## [Assignment]
From the records below, copy the lines that include "kPointsPerWave".

[Collected data]
★ ★ ★

+    LDS_AS float *xch = (LDS_AS float *)(smem + kLdsBytes);
+    if constexpr (CUT) cw = ray_cut_walk_of(A.ray_map, n_points);
+    auto t_end_of = [&](int T_, int u_, int slot_) -> float {
+        if (T_ >= cw.rest_first) return 0.f;
+        const int s = (T_ - u_ * cw.block_tiles) * kWavesPerBlock + wave;
+        return s + 1 < A.samples_per_ray ? A.t[slot_ + 1] : A.ray_cut_far;
+    };
+    const int tile0 = CUT ? ray_cut_unit_tile(cw, unit, n_tiles) : (int)blockIdx.x;
     TileWalk walk = {0, 0};
     auto next_round_tile = [&]() { return tile_walk_next(walk, (int)blockIdx.x, G, A.tile_rotation != 0); };
     int tile_next = next_round_tile();
     int tile_next2 = next_round_tile();
-    int base_next = base_of(blockIdx.x);
-    int ord_cur = entry_of(blockIdx.x), ord_next = entry_of(tile_next);
-    RawIn nxt = load_raw_at<LOAD>(A, ordered(blockIdx.x) ? ord_cur : base_next + lane_of(blockIdx.x));
-    for (int tile = blockIdx.x; tile < n_tiles; tile = tile_next, tile_next = tile_next2, tile_next2 = next_round_tile()) {
+    int base_next = base_of(tile0);
+    int ord_cur = entry_of(tile0), ord_next = entry_of(tile_next);
+    RawIn nxt = load_raw_at<LOAD>(A, ordered(tile0) ? ord_cur : base_next + lane_of(tile0));
+    if constexpr (CUT) t_end_next = t_end_of(tile0, unit, base_next + lane_of(tile0));
+    for (int tile = tile0; tile < n_tiles; tile = tile_next, tile_next = tile_next2, tile_next2 = next_round_tile()) {
+        if constexpr (CUT) {
+            const int in_unit = ray_cut_next_in_unit(cw, unit, tile, false);
+            tile_next = in_unit >= 0 ? in_unit : ray_cut_unit_tile(cw, unit_next, n_tiles);
+            if (unit_first && tid == 0) unit_asked = atomicAdd(A.cut_counters, 1u);
+        }
         const int slot = ordered(tile) ? ord_cur : base_next + lane_of(tile);
         const bool valid = slot < n_points;
         base_next = base_of(tile_next);
         if (ORDER) { ord_cur = ord_next; ord_next = entry_of(tile_next2); }
         const RawIn in = nxt;
         nxt = load_raw_at<LOAD>(A, ordered(tile_next) ? ord_cur : base_next + lane_of(tile_next));
+        const float t_end = t_end_next;
+        if constexpr (CUT)
+            t_end_next = t_end_of(tile_next, ray_cut_next_in_unit(cw, unit, tile, false) >= 0 ? unit : unit_next, base_next + lane_of(tile_next));
         float px, py, pz;
         point_of<MODE>(A, in, px, py, pz);
         const float dx = in.dx, dy = in.dy, dz = in.dz;
@@ -120,6 +144,36 @@
             }
         } else
         if (valid && h == 0) A.sigma_out[i] = audit ? pre : sigma;
+        if constexpr (CUT) {
+            const float al = sample_alpha_of(in.a, t_end, sigma);
+            LDS_AS unsigned *xch_unit = (LDS_AS unsigned *)(xch + kPointsPerBlock);
+            if (h == 0) xch[wave * kPointsPerWave + p] = al;
+            if (unit_first && tid == 0) *xch_unit = unit_asked;
+            asm volatile("s_waitcnt lgkmcnt(0)\n\ts_barrier" ::: "memory");
+            if (unit_first)
+                unit_next2 = (int)min(2u * (unsigned)G + (unsigned)__builtin_amdgcn_readfirstlane((int)*xch_unit), (unsigned)ray_cut_units(cw));
+            bool all_cut = false;
+            if (tile < cw.rest_first) {
+#pragma unroll
+                for (int w = 0; w < kWavesPerBlock; ++w) transmittance_step(cT, cdone, xch[w * kPointsPerWave + p]);
+                all_cut = __all(cdone || !valid) != 0;
+            }
+            if (ray_cut_next_in_unit(cw, unit, tile, all_cut) < 0) {
+                const int end = (unit + 1) * cw.block_tiles;
+                if (all_cut && tile + 1 < end) {
+                    const int s0 = (tile + 1 - unit * cw.block_tiles) * kWavesPerBlock;
+                    float *row = A.sigma_out + (wave_tile_base_slot(A.ray_map.wt, unit * cw.block_tiles, 0) + wave_tile_lane_part(A.ray_map.wt, tid >> 3));
+                    for (int s = s0 + (tid & 7); s < A.samples_per_ray; s += 8) row[s] = 0.f;
+                    if (A.cut_count && tid == 0) atomicAdd((unsigned long long *)(A.cut_counters + 2), (unsigned long long)(end - tile - 1));
+                    tile_next = ray_cut_unit_tile(cw, unit_next, n_tiles);
+                    base_next = base_of(tile_next);
+                    nxt = load_raw_at<LOAD>(A, base_next + lane_of(tile_next));
+                    t_end_next = t_end_of(tile_next, unit_next, base_next + lane_of(tile_next));
+                }
+                unit = unit_next; unit_next = unit_next2; unit_first = true;
+                cT = 1.0f; cdone = false;
+            } else unit_first = false;
+        }
         if (FULL && (A.skip_empty || A.empty_vote)) {
             LDS_AS int *vote = (LDS_AS int *)(lds + kRingSlots * kChunkBytes) + kMiscOff + 8;
             const bool any_wg = tile_has_density(vote, valid && sigma > 0.0f, wave, lane);
@@ -172,11 +226,11 @@
     return e;
 }
 
-template <bool FULL, int MODE>
-static hipError_t launch_t(const MlpArgs &a, int n_blocks, hipStream_t stream) {
+template <bool FULL, int MODE, bool CUT = false>
+static hipError_t launch_t(const MlpArgs &a, int n_blocks, hipStream_t stream, int lds_bytes = kLdsBytes) {
     hipError_t e = nerf_zskip_clear(a.zskip_stats, stream);
     if (e != hipSuccess) return e;
-    hipLaunchKernelGGL((nerf_mlp_kernel<FULL, MODE>), dim3(n_blocks), dim3(256), kLdsBytes, stream, a);
+    hipLaunchKernelGGL((nerf_mlp_kernel<FULL, MODE, CUT>), dim3(n_blocks), dim3(256), lds_bytes, stream, a);
     e = hipGetLastError();
     if (e != hipSuccess) return e;
     static const char *const modes[4] = {"points", "rays", "list", "grid"};
@@ -186,12 +240,12 @@
 }
 
 hipError_t nerf_mlp_init() {
-    const void *ks[7] = {(const void *)nerf_mlp_kernel<true, MLP_MODE_POINTS>, (const void *)nerf_mlp_kernel<true, MLP_MODE_RAYS>,
+    const void *ks[8] = {(const void *)nerf_mlp_kernel<true, MLP_MODE_POINTS>, (const void *)nerf_mlp_kernel<true, MLP_MODE_RAYS>,
                          (const void *)nerf_mlp_kernel<false, MLP_MODE_RAYS>, (const void *)nerf_mlp_kernel<true, MLP_MODE_LIST>,
                          (const void *)nerf_mlp_kernel<false, MLP_MODE_LIST>, (const void *)nerf_mlp_kernel<false, MLP_MODE_POINTS>,
-                         (const void *)nerf_mlp_kernel<false, MLP_MODE_GRID>};
-    for (int i = 0; i < 7; ++i) {
-        hipError_t e = hipFuncSetAttribute(ks[i], hipFuncAttributeMaxDynamicSharedMemorySize, kLdsBytes);
+                         (const void *)nerf_mlp_kernel<false, MLP_MODE_GRID>, (const void *)nerf_mlp_kernel<false, MLP_MODE_RAYS, true>};
+    for (int i = 0; i < 8; ++i) {
+        hipError_t e = hipFuncSetAttribute(ks[i], hipFuncAttributeMaxDynamicSharedMemorySize, kLdsBytes + (i == 7 ? kCutLdsBytes : 0));
         if (e != hipSuccess) return e;
     }
     return hipSuccess;
@@ -204,6 +258,18 @@
     g.order_tiles = d.tiles; g.order_points = d.points;
     if (!d.tiles) g.order_table = nullptr;
     g.ray_map = ray_launch_map_of(a.n_points - d.points, a.samples_per_ray, a.rays_per_row, full, a.ray_grouping != 0, a.wave_tiling != 0);
+    g.ray_cut = 0;
+    if (a.ray_cut) {
+        const RayCutWalk w = nerf_mlp_ray_cut(a, full);
+        if (w.blocks > 0) {
+            g.ray_cut = 1;
+            g.ray_map = ray_cut_map_of(g.ray_map);
+            if (n_blocks > ray_cut_units(w)) n_blocks = ray_cut_units(w);
+            const hipError_t e = hipMemsetAsync(a.cut_counters, 0, sizeof(unsigned int), stream);
+            if (e != hipSuccess) return e;
+            return launch_t<false, MLP_MODE_RAYS, true>(g, n_blocks, stream, kLdsBytes + kCutLdsBytes);
+        }
+    }
     return full ? launch_t<true, MLP_MODE_RAYS>(g, n_blocks, stream) : launch_t<false, MLP_MODE_RAYS>(g, n_blocks, stream);
 }
 
diff --git a/nerf-rs_amd/csrc/mlp_layout.h b/nerf-rs_amd/csrc/mlp_layout.h
--- a/nerf-rs_amd/csrc/mlp_layout.h
+++ b/nerf-rs_amd/csrc/mlp_layout.h
@@ -145,6 +145,36 @@
     return w.round_base + (r >= G ? r - G : r);
 }
 
+struct RayCutWalk {
+    int blocks;
+    int block_tiles;
+    int rest_first;
+    int rest_tiles;
+};
+NERF_HOST_DEVICE inline RayLaunchMap ray_cut_map_of(RayLaunchMap m) {
+    m.wt.segments = 0; m.wt.group_tiles = 0;
+    return m;
+}
+NERF_HOST_DEVICE inline RayCutWalk ray_cut_walk_of(const RayLaunchMap &m, int n_points) {
+    RayCutWalk w = {0, 0, 0, 0};
+    if (m.wt.ss != 1 || m.wt.tw != kWaveTileSigmaW || m.wt.th != kWaveTileSigmaH || m.wt.segments != 0 || m.wt.spr % kWavesPerBlock != 0 || m.wt.tiled_tiles <= 0) return w;
+    w.block_tiles = m.wt.spr / kWavesPerBlock;
+    w.blocks = m.wt.tiled_tiles / w.block_tiles;
+    w.rest_first = m.wt.tiled_tiles;
+    w.rest_tiles = (n_points + kPointsPerBlock - 1) / kPointsPerBlock - m.wt.tiled_tiles;
+    return w;
+}
+NERF_HOST_DEVICE inline int ray_cut_units(const RayCutWalk &w) { return w.blocks + w.rest_tiles; }
+NERF_HOST_DEVICE inline int ray_cut_unit_tile(const RayCutWalk &w, int u, int n_tiles) {
+    if (u < w.blocks) return u * w.block_tiles;
+    return u - w.blocks < w.rest_tiles ? w.rest_first + (u - w.blocks) : n_tiles;
+}
+NERF_HOST_DEVICE inline int ray_cut_next_in_unit(const RayCutWalk &w, int u, int tile, bool all_cut) {
+    if (u >= w.blocks || all_cut) return -1;
+    return tile + 1 < (u + 1) * w.block_tiles ? tile + 1 : -1;
+}
+constexpr int kCutLdsBytes = (kPointsPerBlock + 4) * 4;
+
 constexpr int kStepsL0 = 32;
 constexpr int kStepsHid = 128;
 constexpr int kStepsL5 = 160;
diff --git a/nerf-rs_amd/csrc/nerf_context.cpp b/nerf-rs_amd/csrc/nerf_context.cpp
--- a/nerf-rs_amd/csrc/nerf_context.cpp
+++ b/nerf-rs_amd/csrc/nerf_context.cpp
@@ -164,10 +164,13 @@
     if (const char *env = getenv("NERF_TILE_ROTATION")) c->tile_rotation = atoi(env) != 0;
     if (const char *env = getenv("NERF_EMPTY_TILE_VOTE")) c->empty_tile_vote = atoi(env) != 0;
     if (const char *env = getenv("NERF_DEBUG_EMPTY_TILES")) c->debug_empty_tiles = atoi(env) > 0;
+    if (const char *env = getenv("NERF_COARSE_CUT")) c->coarse_cut = atoi(env) <= 0 ? 0 : atoi(env) >= 2 ? 2 : 1;
+    if (const char *env = getenv("NERF_DEBUG_COARSE_CUT")) c->debug_coarse_cut = atoi(env) > 0;
     if (const char *env = getenv("NERF_DEBUG_ZSKIP")) {
         if (atoi(env) > 0) {
             (void)c->buf[BUF_ZSKIP].ensure(c, 2 * sizeof(unsigned long long));
             c->empty_tile_vote = false;
+            c->coarse_cut = 0;
         }
     }
     if (const char *env = getenv("NERF_DEBUG_CLOCK")) {
@@ -176,6 +179,7 @@
     }
     (void)c->buf[BUF_SKIP].ensure(c, sizeof(unsigned long long));
     (void)c->buf[BUF_NONFINITE].ensure(c, sizeof(unsigned int));
+    if (c->coarse_cut) (void)c->buf[BUF_CUT].ensure(c, 2 * sizeof(unsigned long long));
     static std::mutex init_mu;
     static std::set<int> init_done;
     hipError_t e1 = hipSuccess, e2 = hipSuccess;
diff --git a/nerf-rs_amd/csrc/nerf_host_api.cpp b/nerf-rs_amd/csrc/nerf_host_api.cpp
--- a/nerf-rs_amd/csrc/nerf_host_api.cpp
+++ b/nerf-rs_amd/csrc/nerf_host_api.cpp
@@ -225,6 +225,31 @@
     return NERF_OK;
 } NERF_HOST_CATCH
 
+int nerf_debug_coarse_cut_walk(int rows, int rays_per_row, int samples_per_ray, int ray_grouping, int cut_block, int cut_after, int32_t *tiles,
+                               size_t tiles_cap, int32_t *blocks, int32_t *block_tiles) try {
+    using namespace nerfmlp;
+    if (rows <= 0 || rays_per_row <= 0 || samples_per_ray <= 0 || !tiles) return fail_noctx(NERF_ERR_INVALID, "rows, rays_per_row and samples_per_ray must be > 0, the table not NULL");
+    const long long n_points = (long long)rows * rays_per_row * samples_per_ray;
+    if (n_points > INT32_MAX - kPointsPerBlock) return fail_noctx(NERF_ERR_INVALID, "too many samples for one launch");
+    const int n = (int)n_points, n_tiles = (n + kPointsPerBlock - 1) / kPointsPerBlock;
+    if (tiles_cap < (size_t)n_tiles) return fail_noctx(NERF_ERR_INVALID, "the table holds fewer entries than the launch has tiles");
+    const RayCutWalk w = ray_cut_walk_of(ray_cut_map_of(ray_launch_map_of(n, samples_per_ray, rays_per_row, false, ray_grouping != 0, true)), n);
+    if (blocks) *blocks = w.blocks;
+    if (block_tiles) *block_tiles = w.block_tiles;
+    int visited = 0;
+    if (w.blocks == 0) {
+        for (int t = 0; t < n_tiles; ++t) tiles[visited++] = t;
+        return visited;
+    }
+    for (int u = 0; u < ray_cut_units(w); ++u)
+        for (int tile = ray_cut_unit_tile(w, u, n_tiles); tile >= 0 && tile < n_tiles;
+             tile = ray_cut_next_in_unit(w, u, tile, u == cut_block && tile - u * w.block_tiles >= cut_after)) {
+            if (visited >= n_tiles) return fail_noctx(NERF_ERR_INVALID, "internal error: the walk visits more tiles than the launch has");
+            tiles[visited++] = tile;
+        }
+    return visited;
+} NERF_HOST_CATCH
+
 int nerf_debug_clip_rays(const uint32_t *occ_bits, const float lo[3], const float step[3], const int32_t dims[3], const float *origins,
                          size_t n_origins, const float *dirs, size_t n_rays, int normalize, float near_, float far_, const float *bounds,
                          float *bounds_out, uint8_t *hit_out, uint64_t *n_hit, uint64_t *n_refused_reads) try {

★ ★ ★

## [Answer to the exercise]
+            if (h == 0) xch[wave * kPointsPerWave + p] = al;
+                for (int w = 0; w < kWavesPerBlock; ++w) transmittance_step(cT, cdone, xch[w * kPointsPerWave + p]);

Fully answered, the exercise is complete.